Si tuviera que optar por dos cualidades sociológicas principales de estas configuraciones territoriales transfronterizas, apuntaría a dos tendencias dominantes. La primera, a la que me refiero más por imprescindible que por habilidad profesional de mi parte para abordar la cuestión, se refiere a la feminización. Las mujeres han ido ocupando posiciones muy importantes –cuantitativa y cualitativamente– en los procesos de intercambios que dan vida a las fronteras. Basta observar cualquier imagen de los procesos transfronterizos para reconocer en ellos una presencia muy alta de mujeres. En unos casos, porque son ellas las que usualmente actúan como comerciantes, en particular cuando se trata de redes informales de lo que se denomina el comercio hormiga. «Abajeras», «cachineras», «fayuqueras», «pepeseras» son, entre otras denominaciones, las que dan cuenta de estas mujeres que ocupan con frecuencia los lugares inferiores y más vulnerables de estos flujos comerciales generalmente informales, y a menudo ilegales, a la luz de las legislaciones proteccionistas nacionales. Pero también es posible notar el ascenso socioeconómico de algunas de ellas, que han conseguido ahorrar e invertir para devenir propietarias de negocios muy activos. Estas mujeres son parte de los paisajes de las fronteras e indicativos de los cambios que estas sociedades experimentan. En otras palabras, no es posible explicar la dinámica de las fronteras latinoamericanas sin atender específicamente al rol de las mujeres que se transforman en los cruces y transforman los nuevos lugares y las relaciones que las sostienen, tal y como han documentado con agudeza Menara Guizardi y su equipo para el caso del mundo andino7.

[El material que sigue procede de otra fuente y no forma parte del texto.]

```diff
@@ -82,7 +92,7 @@
 struct Arena {
     int dev = -1; int64_t n = 0; int32_t m = 0, mt = 0;
     cplx* Hdev = nullptr; cplx* wdev = nullptr; cplx* Ctab = nullptr; cplx* work3n = nullptr; int64_t* active = nullptr;
-    cplx* v0 = nullptr; double* d_norms = nullptr; void* eigwork = nullptr; int64_t wsz = 0; int bmax = 0;
+    cplx* v0 = nullptr; double* d_norms = nullptr; void* eigwork = nullptr; int64_t wsz = 0; int bmax = 0, nsets = 0;
     cplx* Hpin = nullptr; cplx* wpin = nullptr; double* npin = nullptr; cplx* stage = nullptr;
     void release() {
         for (void* p : {(void*)Hdev, (void*)wdev, (void*)Ctab, (void*)work3n, (void*)active, (void*)v0, (void*)d_norms, eigwork})
@@ -94,16 +104,16 @@
 std::mutex g_arena_mu;
 std::vector<Arena> g_arenas;
 
-int arena_acquire(int64_t n, int32_t m, int32_t mt, int bmax, Arena* out) {
+int arena_acquire(int64_t n, int32_t m, int32_t mt, int bmax, int nsets, Arena* out) {
     int dev = 0; HIPCHK(hipGetDevice(&dev));
     {
         std::lock_guard<std::mutex> lk(g_arena_mu);
         for (size_t i = 0; i < g_arenas.size(); ++i)
-            if (g_arenas[i].dev == dev && g_arenas[i].n == n && g_arenas[i].m == m && g_arenas[i].mt == mt && g_arenas[i].bmax == bmax) {
+            if (g_arenas[i].dev == dev && g_arenas[i].n == n && g_arenas[i].m == m && g_arenas[i].mt == mt && g_arenas[i].bmax == bmax && g_arenas[i].nsets == nsets) {
                 *out = g_arenas[i]; g_arenas.erase(g_arenas.begin() + i); return NEP_OK;
             }
     }
-    Arena a; a.dev = dev; a.n = n; a.m = m; a.mt = mt; a.bmax = bmax;
+    Arena a; a.dev = dev; a.n = n; a.m = m; a.mt = mt; a.bmax = bmax; a.nsets = nsets;
     int64_t wsz = 0; int rc = nep_hess_eig_worksize(m, &wsz); if (rc) return rc;
     a.wsz = (wsz + 15) / 16 * 16;
     void* p = nullptr;
@@ -115,7 +125,7 @@
     AL(a.active, int64_t*, (size_t)(m + 1) * 8);
     AL(a.v0, cplx*, (size_t)n * 16);
     AL(a.d_norms, double*, (size_t)m * 2 * m * 8);
-    AL(a.eigwork, void*, (size_t)bmax * a.wsz);
+    AL(a.eigwork, void*, (size_t)nsets * bmax * a.wsz);
 #undef AL
     const size_t stage_bytes = std::max<size_t>((size_t)n * 16, (size_t)m * mt * 16);
     if (hipHostMalloc((void**)&a.Hpin, (size_t)m * (m + 4) * 16, hipHostMallocMapped) != hipSuccess ||
@@ -175,7 +185,7 @@
     }
 };
 
-struct Batch { std::vector<int> kcs; cplx* Zb = nullptr; int kmax = 0; hipEvent_t evW = nullptr, evZ = nullptr; };
+struct Batch { std::vector<int> kcs; cplx* Zb = nullptr; int kmax = 0; hipEvent_t evW = nullptr, evZ = nullptr; hipStream_t es = nullptr; };
 struct Check { int kc = 0; std::vector<double> lam; cplx* QT = nullptr; std::vector<double> F; hipEvent_t ev = nullptr; cplx* Zb_owner = nullptr; };
 
 inline cplx hc(const nep_cdouble& z) { cplx r; r.x = z.re; r.y = z.im; return r; }
@@ -267,7 +277,7 @@
     const int32_t m = opts->maxit;
     if (m > 128) { nep_set_error("nep_iar_run: maxit = %d exceeds the device eigen-decomposition's limit 128", m); return NEP_ERR_UNSUPPORTED; }
     const int BMAX = std::max(1, nep_env_int("NEP_IAR_EIG_BATCH", 16));
-    const int LASTB = std::max(1, nep_env_int("NEP_IAR_EIG_LAST", 8));
+    const bool want2 = nep_env_int("NEP_IAR_EIG_STREAMS", 2) >= 2;
     const double T100 = nep_env_double("NEP_IAR_EIG_MS100", 3.3);
     const double TSTEP = 0.35;
     const int cee = opts->check_error_every;
@@ -276,11 +286,14 @@
 
     Run R; R.spmf = spmf; R.lu = lu; R.n = n; R.o = *opts; R.fv = fv; R.ctx = ctx; R.h_fro = h_fro; R.st = as_stream(stream);
     R.m = m; R.mt = mt; R.ldv = n * (int64_t)(m + 1); R.h_err = h_err;
-    int rc = run_streams(R.st, &R.rs); if (rc) return rc;
-    rc = arena_acquire(n, m, mt, BMAX, &R.a); if (rc) return rc;
+    int rc = run_streams(R.st, want2, &R.rs); if (rc) return rc;
+    const int NES = (want2 && R.rs.eig2) ? 2 : 1;
+    const hipStream_t ests[2] = {R.rs.eig, NES == 2 ? R.rs.eig2 : R.rs.eig};
+    const int LASTB = std::min(BMAX, std::max(1, nep_env_int("NEP_IAR_EIG_LAST", NES == 2 ? 4 : 8)));
+    rc = arena_acquire(n, m, mt, BMAX, NES, &R.a); if (rc) return rc;
     R.have_arena = true;
     Arena& a = R.a;
-    hipStream_t st = R.st, cst = R.rs.check, est = R.rs.eig;
+    hipStream_t st = R.st, cst = R.rs.check;
     R.ref.umf = opts->umfpack_refinements > 0 ? opts->umfpack_refinements : 0;
     R.ref.hint = (opts->refine_hint >= 0 && nep_env_int("NEP_REFINE_HINT", 1) != 0) ? opts->refine_hint : -1;
     R.filled.assign(m + 1, 0); R.plans.assign(m + 1, 0);
@@ -330,6 +343,11 @@
                 size = (int)std::min<double>(std::min(BMAX, e_), std::max(1.0, ceil(2.0 * T100 * q * q / (TSTEP * cee))));
             }
         }
+    }
+    if (unthrottled && nep_env_int("NEP_IAR_STEP_EVENTS", 1) != 0) {
+        std::vector<char> evs(plan_end.begin(), plan_end.begin() + m + 1);
+        if (m % cee != 0 && m > cee) evs[m - m % cee] = 1;
+        rc = nep_iar_event_steps(R.step, evs.data()); if (rc) return rc;
     }
     const bool trace = getenv("NEP_IAR_RUN_TRACE") != nullptr;
     auto now = []() { struct timespec t; clock_gettime(CLOCK_MONOTONIC, &t); return t.tv_sec * 1e3 + t.tv_nsec * 1e-6; };
@@ -350,8 +368,13 @@
         if (!unthrottled || plan_end[pendA[cnt - 1]] || cnt >= BMAX || done) return cnt;
         return 0;
     };
+    int n_batches = 0;
     auto launch_batch = [&](int count) -> int {
         Batch b;
+        ++n_batches;
+        const int set = (NES == 2 && pendA[count - 1] == m) ? 1 : 0;
+        const hipStream_t est = ests[set]; b.es = est;
+        void* const eigwork = (char*)a.eigwork + (size_t)set * BMAX * a.wsz;
         for (int i = 0; i < count; ++i) { b.kcs.push_back(pendA.front()); pendA.pop_front(); }
         const int k0 = b.kcs[0], nb = count; b.kmax = b.kcs.back();
         const int kstep = nb > 1 ? b.kcs[1] - k0 : 0;
@@ -359,7 +382,7 @@
         cplx* wrow = a.wdev + (int64_t)(k0 - 1) * (m + 2);
         cplx* mrow = a.wpin + (int64_t)(k0 - 1) * (m + 2);
         r = nep_hess_eigvals_batch_dev(nb, k0, kstep, (const nep_cdouble*)a.Hdev, m + 4, (nep_cdouble*)wrow, (int64_t)kstep * (m + 2),
-                                       a.eigwork, a.wsz, (nep_cdouble*)mrow, (int64_t)kstep * (m + 2), (nep_stream)est);
+                                       eigwork, a.wsz, (nep_cdouble*)mrow, (int64_t)kstep * (m + 2), (nep_stream)est);
         if (r) return r;
         b.evW = R.event(); if (!b.evW) return NEP_ERR_HIP;
         HIPCHK(hipEventRecord(b.evW, est));
@@ -367,7 +390,7 @@
         r = nep_pool_alloc(&pz, (size_t)nb * b.kmax * b.kmax * 16); if (r) return r;
         b.Zb = (cplx*)pz;
         r = nep_hess_eigvecs_batch_dev(nb, k0, kstep, (nep_cdouble*)wrow, (int64_t)kstep * (m + 2), (nep_cdouble*)b.Zb, b.kmax,
-                                       (int64_t)b.kmax * b.kmax, a.eigwork, a.wsz, (nep_cdouble*)mrow, (int64_t)kstep * (m + 2), (nep_stream)est);
+                                       (int64_t)b.kmax * b.kmax, eigwork, a.wsz, (nep_cdouble*)mrow, (int64_t)kstep * (m + 2), (nep_stream)est);
         if (r) { nep_pool_free_on(b.Zb, est, true); return r; }
         b.evZ = R.event(); if (!b.evZ) return NEP_ERR_HIP;
         HIPCHK(hipEventRecord(b.evZ, est));
@@ -458,7 +481,7 @@
         R.done(c.ev);
     };
     auto drop_batch = [&](Batch& b) {
-        if (b.Zb) nep_pool_free_on(b.Zb, est, true);
+        if (b.Zb) nep_pool_free_on(b.Zb, b.es, true);
         R.done(b.evW); R.done(b.evZ);
     };
 
@@ -534,6 +557,7 @@
     if (trace)
         fprintf(stderr, "nep_iar_run trace (ms): set-up %.2f | loop %.2f: steps %.2f (all enqueued at %.2f) A %.2f B %.2f (callback %.2f) C %.2f sleep %.2f\n",
                 t_loop - t_entry, now() - t_loop, tt_steps, t_enq_done, tt_A, tt_B, t_fv, tt_C, tt_sleep);
+    if (trace) fprintf(stderr, "nep_iar_run: %d decomposition stream(s), %d batches, last batch of %d\n", NES, n_batches, LASTB);
     if (trace && use_graph) fprintf(stderr, "nep_iar_run: %d chunks went out as hipGraphs\n", n_graph);
     if (trace && te0 && te1 && te1_rec) {
         float ms_ = 0.0f;
@@ -545,7 +569,7 @@
     if (te1) (void)hipEventDestroy(te1);
     while (!stA.empty()) { drop_batch(stA.front()); stA.pop_front(); }
     while (!stC.empty()) { drop_check(stC.front()); stC.pop_front(); }
-    (void)hipStreamSynchronize(est);
+    for (int e = 0; e < NES; ++e) (void)hipStreamSynchronize(ests[e]);
     (void)hipStreamSynchronize(cst);
     res->retry_reason = R.retry;
     res->refine_plan = R.ref.hint_off ? -1 : (R.ref.recorded >= 0 ? R.ref.recorded : R.ref.hint);
```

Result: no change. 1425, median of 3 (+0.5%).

Por otra parte, la expansión de las actividades comerciales y financieras –eventualmente también de industrias maquiladoras, cuando las regiones transfronterizas se insertan en especial en la economía global– generan una expansión de los centros urbanos ligados a ellas. En cualquier frontera activa es posible encontrar redes jerárquicas de ciudades de ambos lados que desempeñan roles diversos en la provisión de servicios y bienes. En algunos casos encontramos en ellas urbes sofisticadas y de dimensiones mayores, regularmente alejadas del borde aunque bien conectadas con él, que juegan roles dominantes en la organización de la actividad económica transfronteriza. En otros casos, son ciudades menores que tienen roles secundarios a lo largo de los itinerarios transfronterizos. Pero, sin lugar a dudas, los casos más llamativos por sus peculiaridades sociológicas son aquellas ciudades –regularmente dos, una en cada lado– que se encuentran sobre el mismo borde o muy cerca de él. Resultan los lugares típicos de las transacciones, pero raras veces incuban ahorros e inversiones sostenidos. Ellas condensan las contradicciones de las regiones que las albergan y constituyen las «zonas subordinadas de sacrificio» de la relación transfronteriza8.

Estos pares de ciudades han sido denominados de diversas maneras –«ciudades binacionales»9, «metrópolis transfronterizas»10, «ciudades gemelas»11, «complejos urbanos transfronterizos»12, etc.– y existe una cuantiosa producción intelectual en torno de ellas. Constituyen sistemas urbanos con fuertes niveles de interpenetración económica, con flujos intensos de movilidad humana y de consumos culturales mutuos, lo que genera manifestaciones de hibridismo que fascinan a los viajeros. Quienes habitan estas ciudades se parecen más entre sí que los habitantes de las respectivas capitales entre ellos, y poseen agendas comunes que frecuentemente discrepan de las políticas nacionales. Cuando, tras el fallo salomónico de La Haya de 2014 que dividió las aguas marinas entre Chile y Perú, grupos de nacionalistas fervorosos de ambos lados marcharon a rescatar y/o defender un pedazo de tierra costera no mayor que dos campos de fútbol reclamado por Perú, la respuesta de los alcaldes de Arica en Chile y Tacna en Perú, con el apoyo explícito de sectores empresariales y políticos locales, fue una declaración en la que afirmaban que el apasionado contencioso era un asunto que Lima y Santiago deberían resolver por los canales diplomáticos y que no tenía que ver con la legítima aspiración de los habitantes de las dos ciudades de continuar vendiendo y comprando. Es justamente la misma respuesta que dan los alcaldes de las ciudades dominicana de Dajabón y haitiana de Ouanaminthe cuando algún fervor nacionalista conduce a los cierres de los mercados fronterizos. O del poblado tico de Los Chiles y su vecina ciudad nicaragüense de San Carlos cada vez que el conflicto por el uso del Río San Juan dificulta los contactos imprescindibles entre ambas localidades.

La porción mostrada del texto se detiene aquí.